Impetus – collaborative ICT based platform for late life depression

Late life depression often remains undiagnosed or gets diagnosed with significant delay. The depression is often a psychological reaction to a variety of aging phenomena. Impetus analyses the requirements for a collaborative platform for easing or preventing late life depression and specifies a model of interactions between the care actors and ICT-based services for depression.

Based on the model Impetus develops scenarios, research questions and recommendations for a subsequent project. Impetus aims at new approaches for identifying risk factors for depression in elderly people, at an early stage and supporting people with depression by personalised, age-adequate interventions.

There are significant shortcomings in the treatment and care of mental health problems in older people. Depression is the second-most frequent type of mental illness for older people. The limitations that come with old age, such as reduced mobility, increasing number of comorbidities, changing living conditions (e.g. loss of autonomy, loss of family members) are often the cause of depression for older people. This is different to suffering from depression at a younger age. A compounding factor is that late life depressions often remain undiagnosed or are diagnosed with some delay. Against that background the European Commission recommends the development and implementation of integrated models of care covering specific interventions for different disorders to support old people.

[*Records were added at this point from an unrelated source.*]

PINGS_API int pings_raster_preprocess_dyn(const pings_raster_settings* s, int P, const float* means3D,
                                          const float* colors, const float* opacities, const float* scales,
                                          const float* rotations, void* geom_blob, int32_t* radii,
                                          const int32_t* live_rows_dev, int dyn_rows,
                                          const int32_t* const* aux_dev, int aux_words, int32_t* aux_host,
                                          int64_t* num_instances, int32_t* footprint_class, void* stream) {
  const RasterKnobs knobs = read_knobs();
  KParams kp;
  if (int e = make_params(s, P, knobs, kp)) return e;
  PINGS_ARG_CHECK(num_instances != nullptr && footprint_class != nullptr, "null output");
  *num_instances = 0;
  *footprint_class = 1;
  PINGS_ARG_CHECK(aux_words >= 0 && aux_words <= 8 && (aux_words == 0 || (aux_dev && aux_host)), "0..8 aux words");
  PINGS_ARG_CHECK(!live_rows_dev || (dyn_rows >= 0 && dyn_rows <= P), "dyn_rows must lie in 0..P");
  PINGS_ARG_CHECK(P > 0 || aux_words == 0, "aux words need a non-empty frame");
  if (P == 0) return PINGS_OK;
  kp.live = live_rows_dev;
  kp.dyn_rows = live_rows_dev ? dyn_rows : 0;
  PINGS_ARG_CHECK(P > 0 && means3D && colors && opacities && scales && rotations && geom_blob && radii,
                  "null pointer");
  hipStream_t st = pings::as_stream(stream);
  const int num_tiles = kp.gx * kp.gy;
  GeomState gs = carve_geom(geom_blob, P, num_tiles);
  const dim3 grid(pings::ceil_div(P, 256)), block(256);
  const bool occlusion = knobs.occlusion;
  bool library_sort = knobs.library_sort;
  PINGS_HIP_CHECK(hipMemsetAsync(gs.zero_begin, 0, gs.zero_bytes, st));
// ... 58 lines not shown
      if (attempt > 0)
        PINGS_HIP_CHECK(hipMemsetAsync(gs.stats + STAT_KEPT, 0, STAT_RETRY_WORDS * sizeof(unsigned long long), st));
      hipLaunchKernelGGL(occl_scan_kernel, dim3(gs.occ_words), dim3(512), 0, st, num_tiles, gs.occ_nb, gs.occ_bucket,
                         gs.occ_bsat, gs.occ_mask, gs.occ_bmax);
      PINGS_LAUNCH_CHECK();
    }
    {
      pings::prof::Scope ps("tile_count_scan", st);
      hipLaunchKernelGGL(count_kept_kernel, grid, block, 0, st, P, kp.gx, gs.occ_nb, gs.occ_words, gs.gidx_sorted,
                         gs.rect, gs.occ_mask, gs.nvalid, gs.occ_bmax, gs.tiles_sorted, gs.stats);
      PINGS_LAUNCH_CHECK();
    }
    const uint32_t seq = ++frame_seq ? frame_seq : ++frame_seq;
    hipLaunchKernelGGL(frame_summary_kernel, dim3(1), dim3(64), 0, st,
                       library_sort ? (const uint32_t*)nullptr : gs.ds_head + DS_FLAG, gs.stats, aux, aux_words,
                       host_sum_dev, seq);
    PINGS_LAUNCH_CHECK();
    {
      pings::prof::Scope ps("tile_count_scan", st);
      if (int e = raster_scan_u32(gs.tiles_sorted, P, true, gs.offsets_sorted, gs.temp, gs.temp_bytes, knobs.library_scan, st))
        return e;
    }
    {
      const auto t_start = std::chrono::steady_clock::now();
      unsigned spins = 0;
      while (__atomic_load_n(&host_sum->seq, __ATOMIC_ACQUIRE) != seq) {
        if ((++spins & 0x3FFu) == 0) {
          const hipError_t q = hipStreamQuery(st);
          if (q == hipErrorNotReady) (void)hipGetLastError();
          else if (q != hipSuccess) PINGS_HIP_CHECK(q);
          if (std::chrono::steady_clock::now() - t_start > std::chrono::seconds(20)) {
            PINGS_HIP_CHECK(hipStreamSynchronize(st));
            PINGS_ARG_CHECK(__atomic_load_n(&host_sum->seq, __ATOMIC_ACQUIRE) == seq, "frame summary never arrived");
          }
        }
        __builtin_ia32_pause();
      }
    }
    if (host_sum->overflow == 0) break;
    library_sort = true;
  }
  const unsigned long long stats[3] = {host_sum->stats[0], host_sum->stats[1], host_sum->stats[2]};
  for (int i = 0; i < aux_words; ++i) aux_host[i] = host_sum->aux[i];
  PINGS_ARG_CHECK(stats[2] < 0x7FFFFFFFull, "more than 2^31 - 1 (Gaussian, tile) instances in this frame");
  *num_instances = (int64_t)stats[2];
  *footprint_class = (stats[1] > 0 && stats[0] > 16ull * stats[1]) ? 2 : 1;
  return PINGS_OK;
}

Impetus analyses the requirements for a collaborative ICT based platform for late life depression by involving old people suffering from depression, as well as their formal and informal care givers and health care professionals. Impetus aims

  • at identifying risk factors at an early stage by including supporting care givers
  • at specifying a low-threshold and modular services that suit the patient
  • at strengthening the individual resources and self-management skills of older people through ICT-based interventions for supporting therapy on a personalised level, thus improving their resilience to depression.

The research method of Impetus comprises of four steps starting with a literature review about relevant criteria regarding late life depression and the care process. Typically, women are twice as likely to suffer from depression than men. Hence, Impetus will put an explicit focus on gender aspects. The results will be augmented by user surveys with a focus on the Austrian conditions. Based on these findings, technological requirements for a collaborative platform will be analysed. These will include factors such as available patient data in relevant eHealth applications for identifying risk factors, web-based intervention applications and ICT-based self-management concepts. The result will be an interaction model depicting the relations between the users of the platform and ICT-based services of the platform. This will be the basis for developing scenarios in the next step describing different phases in the care process supported by ICT services. In line with the purpose of an exploratory project (“Sondierung”) we will formulate research questions and recommendations that can serve as the baseline for a subsequent, larger scale project, aimed at implementing a first full version the envisaged type of platform.